Scope of Practice in California

California is a restricted practice state for nurse practitioners (NP) in which NP need to collaborate with a physician or surgeon. An NP is allowed to order drugs or devices under the supervision of a physician, which does not mean the physician has to be present at the time, but they must have a standardized procedure in place, and the physician must be available by phone during the patient’s examination (Nurse Practitioners, 1977). In California, a physician can not supervise more than four NP at one time, and I found this interesting as I did not know there was a limit to the number of NP that the same physician could supervise. This is something to be aware of when applying for jobs in the future and looking for physician collaboration.

Changes are being made to the scope of practice for NP in California. Beginning January 1, 2023, NP who meet specific requirements will work more independently and without a standardized procedure. A NP must be in good standing for at least three full-time years of practice or 4600 hours and must still practice in an organization where a physician is present but will no longer need a standardized procedure with a physician (California Board of Registered Nursing, 2021). These changes break down the barriers that NP currently encounter in California and pave the way to more independent practice.

Licensing in California

After graduation, a person must apply to take the PMHNP exam with the American Nurses Credentialing Center (ANCC) and pay the appropriate fees. Part of the application process with the ANCC is requesting the validation of education form and official transcripts to be sent by the academic institution to the ANCC. ANCC will process and review the application and grant authorization for the applicant to test, which can currently take up to three weeks (American Nurses Credentialing Center, 2021).

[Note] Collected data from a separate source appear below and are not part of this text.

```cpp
__device__ __forceinline__ uint32_t scrypt_pbkdf_out(const otedama::ScryptParams& p, uint32_t nonce,
                                                     const uint32_t X[32]) {
  uint32_t key[8];
#pragma unroll
  for (int i = 0; i < 8; ++i) key[i] = p.hmid[i];
  {
    uint32_t blk[16] = {bswap(p.hdr[16]), bswap(p.hdr[17]), bswap(p.hdr[18]), bswap(nonce), 0x80000000u,
                        0, 0, 0, 0, 0, 0, 0, 0, 0, 0, 640u};
    sha256_compress(key, blk);
  }
  uint32_t istate[8], ostate[8];
  hmac_states(key, istate, ostate);
  uint32_t st[8];
#pragma unroll
  for (int i = 0; i < 8; ++i) st[i] = istate[i];
  uint32_t blk[16];
#pragma unroll
  for (int i = 0; i < 16; ++i) blk[i] = bswap(X[i]);
  sha256_compress(st, blk);
#pragma unroll
  for (int i = 0; i < 16; ++i) blk[i] = bswap(X[16 + i]);
  sha256_compress(st, blk);
  uint32_t tail[16] = {1u, 0x80000000u, 0, 0, 0, 0, 0, 0, 0, 0, 0, 0, 0, 0, 0, (64u + 132u) * 8u};
  sha256_compress(st, tail);
  uint32_t out[8];
  hmac_outer(ostate, st, out);
  return out[7];
}

template <int GAP>
__device__ __forceinline__ void scrypt_romix(uint32_t X[32], uint4* __restrict__ Vw, uint32_t lane) {
  for (int i = 0; i < 1024; ++i) {
    if (i % GAP == 0) store_entry(Vw + ((uint64_t(i / GAP) * 64u + lane) << 3), X);
    blockmix(X);
  }
  for (int i = 0; i < 1024; ++i) {
    const uint32_t j = X[16] & 1023u;
    uint32_t T[32];
    load_entry(Vw + ((uint64_t(j / GAP) * 64u + lane) << 3), T);
    if constexpr (GAP > 1) {
// ... 237 lines not shown
        __builtin_amdgcn_make_buffer_rsrc(V + hw * (1024ull * 64u * 8u), (short)0, 1024 * 64 * 128, 0x00020000);
    uint32_t X[32];
    load_entry(xbuf + (h << 3), X);
    const uint32_t w1 = it1 < 1024u ? it1 : 1024u;
    for (uint32_t i = it0; i < w1; ++i) {
      coop_store_entry(X, rh, tile, lane, i);
      blockmix(X);
    }
    for (uint32_t i = it0 > 1024u ? it0 : 1024u; i < it1; ++i) {
      coop_v4u R[4];
      coop_issue<LCPOL>(X, rh, tile, lane, R);
      coop_consume(X, tile, lane, R);
      blockmix(X);
    }
    store_entry(xbuf + (h << 3), X);
  }
}

template <int LCPOL>
__global__ __launch_bounds__(256) __attribute__((amdgpu_waves_per_eu(4, 4))) void otd_scrypt_romix_coop2(
    uint32_t count, uint4* __restrict__ xbuf, uint4* __restrict__ V) {
  __shared__ uint4 tiles[4 * 256];
  const uint32_t lane = threadIdx.x & 63u;
  const uint64_t wave0 = (uint64_t(blockIdx.x) * blockDim.x + threadIdx.x) >> 6;
  const uint64_t nwaves = (uint64_t(gridDim.x) * blockDim.x) >> 6;
  const uint64_t wslot = (uint64_t(__builtin_amdgcn_readfirstlane(uint32_t(wave0 >> 32))) << 32) |
                         uint64_t(__builtin_amdgcn_readfirstlane(uint32_t(wave0)));
  uint4* VA = V + wslot * (2ull * 1024 * 64 * 8);
  uint4* VB = VA + 1024ull * 64 * 8;
  const __amdgpu_buffer_rsrc_t rsA = __builtin_amdgcn_make_buffer_rsrc(VA, (short)0, 1024 * 64 * 128, 0x00020000);
  const __amdgpu_buffer_rsrc_t rsB = __builtin_amdgcn_make_buffer_rsrc(VB, (short)0, 1024 * 64 * 128, 0x00020000);
  uint4* tile = tiles + __builtin_amdgcn_readfirstlane(threadIdx.x >> 6) * 256;
  for (uint64_t w = wslot; w * 128 < count; w += nwaves) {
    const uint64_t ia = w * 128 + lane, ib = ia + 64;
    uint32_t XA[32], XB[32];
    load_entry(xbuf + (ia << 3), XA);
    load_entry(xbuf + (ib << 3), XB);
    scrypt_romix_coop2<LCPOL>(XA, XB, rsA, rsB, tile, lane);
    store_entry(xbuf + (ia << 3), XA);
    store_entry(xbuf + (ib << 3), XB);
  }
}

__global__ __launch_bounds__(256) __attribute__((amdgpu_waves_per_eu(8, 8))) void otd_scrypt_romix_w8(
    uint32_t count, uint4* __restrict__ xbuf, uint4* __restrict__ V) {
  const uint64_t slot = uint64_t(blockIdx.x) * blockDim.x + threadIdx.x;
  const uint64_t nslots = uint64_t(gridDim.x) * blockDim.x;
  uint4* Vw = V + (slot >> 6) * (1024ull * 64u * 8u);
  const uint32_t lane = uint32_t(slot & 63u);
  for (uint64_t i = slot; i < count; i += nslots) {
    uint32_t X[32];
    load_entry(xbuf + (i << 3), X);
    scrypt_romix<1>(X, Vw, lane);
    store_entry(xbuf + (i << 3), X);
  }
}

extern "C" __global__ __launch_bounds__(256) void otd_scrypt_pbkdf_out(const otedama::ScryptParams p, uint32_t base,
                                                                       uint32_t count, const uint4* __restrict__ xbuf,
                                                                       const otedama::HitSink sink) {
  const uint32_t i = blockIdx.x * blockDim.x + threadIdx.x;
  if (i >= count) return;
  if (abort_newer(abort_peek(sink), sink.epoch)) return;
  uint32_t X[32];
  load_entry(xbuf + (uint64_t(i) << 3), X);
  const uint32_t h7 = scrypt_pbkdf_out(p, base + i, X);
  if (bswap(h7) <= p.target_hi) hit_publish(sink, base + i, 0u);
}

template __global__ void otd_scrypt_romix<1>(uint32_t, uint4*, uint4*);
template __global__ void otd_scrypt_romix<2>(uint32_t, uint4*, uint4*);
template __global__ void otd_scrypt_romix<4>(uint32_t, uint4*, uint4*);

namespace otedama {

uint64_t scrypt_scratch_bytes(int grid, int gap) {
  if (gap == kScryptCoop2) return uint64_t(grid) * 512ull * 1024ull * 128ull;
  if (gap == kScryptCoop || gap == kScryptLaneW8 || gap == kScryptCoopSplit) gap = 1;
  return uint64_t(grid) * 256ull * (1024ull / uint64_t(gap)) * 128ull;
}

static bool scrypt_write_polls() {
  static const bool on = [] {
    const char* v = std::getenv("OTEDAMA_SCRYPT_POLL");
    return !(v && v[0] == '0');
  }();
  return on;
}

static uint32_t scrypt_segments() {
  const char* v = std::getenv("OTEDAMA_SCRYPT_SEGMENTS");
  if (!v || !v[0]) return 0;
  const long x = std::strtol(v, nullptr, 10);
  return uint32_t(x < 1 ? 1 : (x > 64 ? 64 : x));
}

static int scrypt_seg_grid(int grid) {
  const char* v = std::getenv("OTEDAMA_SCRYPT_SEG_GRID");
  if (!v || !v[0]) return grid;
  int cap = 0;
  if (std::strcmp(v, "resident") == 0) {
    int dev = 0, cus = 0;
    if (hipGetDevice(&dev) != hipSuccess ||
        hipDeviceGetAttribute(&cus, hipDeviceAttributeMultiprocessorCount, dev) != hipSuccess || cus <= 0)
      return grid;
    cap = cus * 8;
  } else {
    cap = int(std::strtol(v, nullptr, 10));
  }
  return cap > 0 && cap < grid ? cap : grid;
}

hipError_t launch_scrypt_search(const ScryptParams& p, uint32_t base, uint32_t count, void* xbuf, void* scratch,
                                int gap, const HitSink& sink, int grid, hipStream_t stream) {
  uint4* X = static_cast<uint4*>(xbuf);
  uint4* V = static_cast<uint4*>(scratch);
  const int eg = int((count + 255) / 256);
  const uint32_t count64 = (count + 63u) & ~63u;
  if (gap == kScryptCoopSplit && uint64_t(count64) > uint64_t(grid) * 256u) return hipErrorInvalidValue;
  hipLaunchKernelGGL(otd_scrypt_pbkdf_in, dim3(eg), dim3(256), 0, stream, p, base, count, X);
  switch (gap) {
    case kScryptCoop:
      if (scrypt_segments() > 0 && uint64_t(count64) <= uint64_t(grid) * 256u) {
        const uint32_t S = scrypt_segments();
        const int sg = scrypt_seg_grid(grid);
        for (uint32_t k = 0; k < S; ++k)
          hipLaunchKernelGGL(otd_scrypt_romix_coop_seg<2>, dim3(sg), dim3(256), 0, stream, count64, X, V,
                             2048u * k / S, 2048u * (k + 1) / S, sink);
      } else if (scrypt_write_polls())
        hipLaunchKernelGGL((otd_scrypt_romix_coop<2, 64>), dim3(grid), dim3(256), 0, stream, count64, X, V, sink);
      else
        hipLaunchKernelGGL((otd_scrypt_romix_coop<2, 1024>), dim3(grid), dim3(256), 0, stream, count64, X, V, sink);
      break;
    case kScryptLaneW8:
      hipLaunchKernelGGL(otd_scrypt_romix_w8, dim3(grid), dim3(256), 0, stream, count, X, V);
      break;
    case kScryptCoopSplit:
      hipLaunchKernelGGL((otd_scrypt_romix_coop_phase<2, 1>), dim3(grid), dim3(256), 0, stream, count64, X, V);
      hipLaunchKernelGGL((otd_scrypt_romix_coop_phase<2, 2>), dim3(grid), dim3(256), 0, stream, count64, X, V);
      break;
    case kScryptCoop2:
      hipLaunchKernelGGL(otd_scrypt_romix_coop2<2>, dim3(grid), dim3(256), 0, stream, (count + 127u) & ~127u, X, V);
      break;
    case 1: hipLaunchKernelGGL(otd_scrypt_romix<1>, dim3(grid), dim3(256), 0, stream, count, X, V); break;
    case 2: hipLaunchKernelGGL(otd_scrypt_romix<2>, dim3(grid), dim3(256), 0, stream, count, X, V); break;
    case 4: hipLaunchKernelGGL(otd_scrypt_romix<4>, dim3(grid), dim3(256), 0, stream, count, X, V); break;
    default: return hipErrorInvalidValue;
  }
  hipLaunchKernelGGL(otd_scrypt_pbkdf_out, dim3(eg), dim3(256), 0, stream, p, base, count, X, sink);
  return hipGetLastError();
}

}
```

### otedama_amd/ops/search.py

```python
from __future__ import annotations

from dataclasses import dataclass

import torch

from otedama_amd.ops.native import require_native

from otedama_amd.ops.tuning import (
    SCRYPT_BLOCKS_PER_CU,
    SHA256D_BLOCKS_PER_CU,
    SHA256D_K_BLOCKS_PER_CU,
    SHA256D_V2_BLOCKS_PER_CU,
    SHA256D_V_BLOCKS_PER_CU,
)


def _device_index(device) -> int:
    d = torch.device(device)
    return 0 if d.index is None else d.index


def default_grid(device, blocks_per_cu: int) -> int:
    n = require_native()
    cus = n.gpu_cu_count(_device_index(device)) or 256
    return cus * blocks_per_cu


@dataclass
class SearchResult:
    buf: torch.Tensor
    cap: int

    def count(self) -> int:
        return int(self.buf[0].item()) & 0xFFFFFFFF

    def nonces(self) -> list[int]:
        host = self.buf.cpu().tolist()
        n = min(host[0] & 0xFFFFFFFF, self.cap)
        return [x & 0xFFFFFFFF for x in host[1 : 1 + n]]


class Sha256dSearch:

    def __init__(self, device="cuda:0", cap: int = 1024, grid: int | None = None):
        self.native = require_native()
        self.device = torch.device(device)
        self.cap = cap
        self.grid = grid or default_grid(self.device, SHA256D_BLOCKS_PER_CU)
        self.out = torch.zeros(1 + cap, dtype=torch.int32, device=self.device)

    def prepare(self, header80: bytes, target32: bytes) -> bytes:
        return self.native.sha256d_prepare(header80, target32)

    def launch(self, params: bytes, base: int = 0, count: int = 1 << 32, out: torch.Tensor | None = None,
               stream: torch.cuda.Stream | None = None) -> SearchResult:
        out = self.out if out is None else out
        if out.numel() < 1 + self.cap or out.dtype != torch.int32 or out.device != self.device:
            raise ValueError("out must be an int32 tensor of >= 1+cap elements on the search device")
        stream = stream or torch.cuda.current_stream(self.device)
        with torch.cuda.stream(stream):
            out[:1].zero_()
        self.native.launch_sha256d(params, base & 0xFFFFFFFF, int(count), out.data_ptr(), self.cap, self.grid,
                                   stream.cuda_stream)
        return SearchResult(out, self.cap)

    def search(self, header80: bytes, target32: bytes, base: int = 0, count: int = 1 << 32) -> list[int]:
        r = self.launch(self.prepare(header80, target32), base, count)
        torch.cuda.synchronize(self.device)
        return r.nonces()


@dataclass
class SearchResultK:
    buf: torch.Tensor
    cap: int

    def count(self) -> int:
        return int(self.buf[0].item()) & 0xFFFFFFFF

    def hits(self) -> list[tuple[int, int]]:
        host = self.buf.cpu().tolist()
        n = min(host[0] & 0xFFFFFFFF, self.cap)
        return [(host[1 + 2 * i] & 0xFFFFFFFF, host[2 + 2 * i]) for i in range(n)]


class Sha256dSearchK:

    def __init__(self, device="cuda:0", k: int = 4, cap: int = 1024, grid: int | None = None):
        self.native = require_native()
        if k not in self.native.SHA256D_K_VALUES:
            raise ValueError(f"k must be one of {self.native.SHA256D_K_VALUES}")
        self.k = k
        self.device = torch.device(device)
        self.cap = cap
        self.grid = grid or default_grid(self.device, SHA256D_K_BLOCKS_PER_CU)
        self.out = torch.zeros(1 + 2 * cap, dtype=torch.int32, device=self.device)

    def prepare(self, headers: list[bytes], target32: bytes) -> bytes:
        if len(headers) != self.k:
            raise ValueError(f"need exactly {self.k} headers")
        return self.native.sha256d_prepare_k(list(headers), target32)

    def launch(self, params: bytes, base: int = 0, count: int = 1 << 32, out: torch.Tensor | None = None,
               stream: torch.cuda.Stream | None = None) -> SearchResultK:
        out = self.out if out is None else out
        if out.numel() < 1 + 2 * self.cap or out.dtype != torch.int32 or out.device != self.device:
            raise ValueError("out must be an int32 tensor of >= 1+2*cap elements on the search device")
        stream = stream or torch.cuda.current_stream(self.device)
        with torch.cuda.stream(stream):
            out[:1].zero_()
        self.native.launch_sha256d_k(params, base & 0xFFFFFFFF, int(count), out.data_ptr(), self.cap, self.grid,
                                     stream.cuda_stream)
        return SearchResultK(out, self.cap)

    def search(self, headers: list[bytes], target32: bytes, base: int = 0, count: int = 1 << 32) -> list[tuple[int, int]]:
        r = self.launch(self.prepare(headers, target32), base, count)
        torch.cuda.synchronize(self.device)
        return r.hits()


@dataclass
class PreparedV:
    params: bytes
    vars: torch.Tensor
    n: int


class Sha256dSearchV:

    def __init__(self, device="cuda:0", cap: int = 1024, grid: int | None = None, occupancy8: bool = True,
                 block: int = 256, chains: int = 1):
        self.native = require_native()
        if chains not in (1, 2, 3, 4):
            raise ValueError("chains must be 1..4")
        self.chains = chains
        self.group = self.native.SHA256D_V_GROUP * chains
        self.occupancy8 = occupancy8
        if block not in (64, 256):
            raise ValueError("block must be 64 or 256 threads")
        self.block = block
        self.device = torch.device(device)
        self.cap = cap
        self.grid = grid or default_grid(self.device, SHA256D_V_BLOCKS_PER_CU)
        self.out = torch.zeros(1 + 2 * cap, dtype=torch.int32, device=self.device)

    def prepare(self, headers: list[bytes], target32: bytes) -> PreparedV:
        if not headers or len(headers) % self.group:
            raise ValueError(f"need a positive multiple of {self.group} headers")
        groups = len(headers) // self.group
        waves = self.grid * self.block // 64
        if waves % groups:
            raise ValueError(f"the wave count ({waves}) must be a multiple of the variant groups ({groups})")
        params, table = self.native.sha256d_prepare_v(list(headers), target32)
        vars_dev = torch.frombuffer(bytearray(table), dtype=torch.uint8).to(self.device)
        return PreparedV(params, vars_dev, len(headers))

    def launch(self, prep: PreparedV, base: int = 0, count: int = 1 << 32, out: torch.Tensor | None = None,
               stream: torch.cuda.Stream | None = None) -> SearchResultK:
        out = self.out if out is None else out
        if out.numel() < 1 + 2 * self.cap or out.dtype != torch.int32 or out.device != self.device:
            raise ValueError("out must be an int32 tensor of >= 1+2*cap elements on the search device")
        if prep.vars.device != self.device:
            raise ValueError("variant table must live on the search device")
        if prep.vars.numel() != prep.n * 72 or len(prep.params) != self.native.SHA256D_V_PARAMS_SIZE:
            raise ValueError("prepared table does not match its parameter block")
        cur = torch.cuda.current_stream(self.device)
        if stream is None:
            stream = cur
        elif stream != cur:
            stream.wait_stream(cur)
        with torch.cuda.stream(stream):
            out[:1].zero_()
        self.launch_into(prep, base, count, out, stream)
        return SearchResultK(out, self.cap)

    def launch_into(self, prep: PreparedV, base: int, count: int, out: torch.Tensor, stream) -> None:
        self.native.launch_sha256d_v(prep.params, prep.vars.data_ptr(), base & 0xFFFFFFFF, int(count),
                                     out.data_ptr(), self.cap, self.grid, stream.cuda_stream, self.occupancy8,
                                     self.block, self.chains)

    def search(self, headers: list[bytes], target32: bytes, base: int = 0, count: int = 1 << 32) -> list[tuple[int, int]]:
        r = self.launch(self.prepare(headers, target32), base, count)
        torch.cuda.synchronize(self.device)
        return r.hits()
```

To obtain a license as an Advanced Practice Registered Nurse (APRN) in California, a person must possess an active California registered nurse license. The applicant must fill out an application for nurse practitioner certification and pay the appropriate fees. This application and the process can be found on the California board of registered nursing website at https://www.rn.ca.gov. The academic institution must complete the verification of nurse practitioner academic program form and send official transcripts to the board of nursing. The ANCC then needs to submit the verification of nurse practitioner certification by national organization form. For an NP to prescribe drugs or devices in California, a nurse practitioner furnishing number application form must be completed along with paying another fee. Then the academic institution must also complete the advanced pharmacology course verification form. These two application processes must be completed to be licensed as a PMHNP with the ability to prescribe in California.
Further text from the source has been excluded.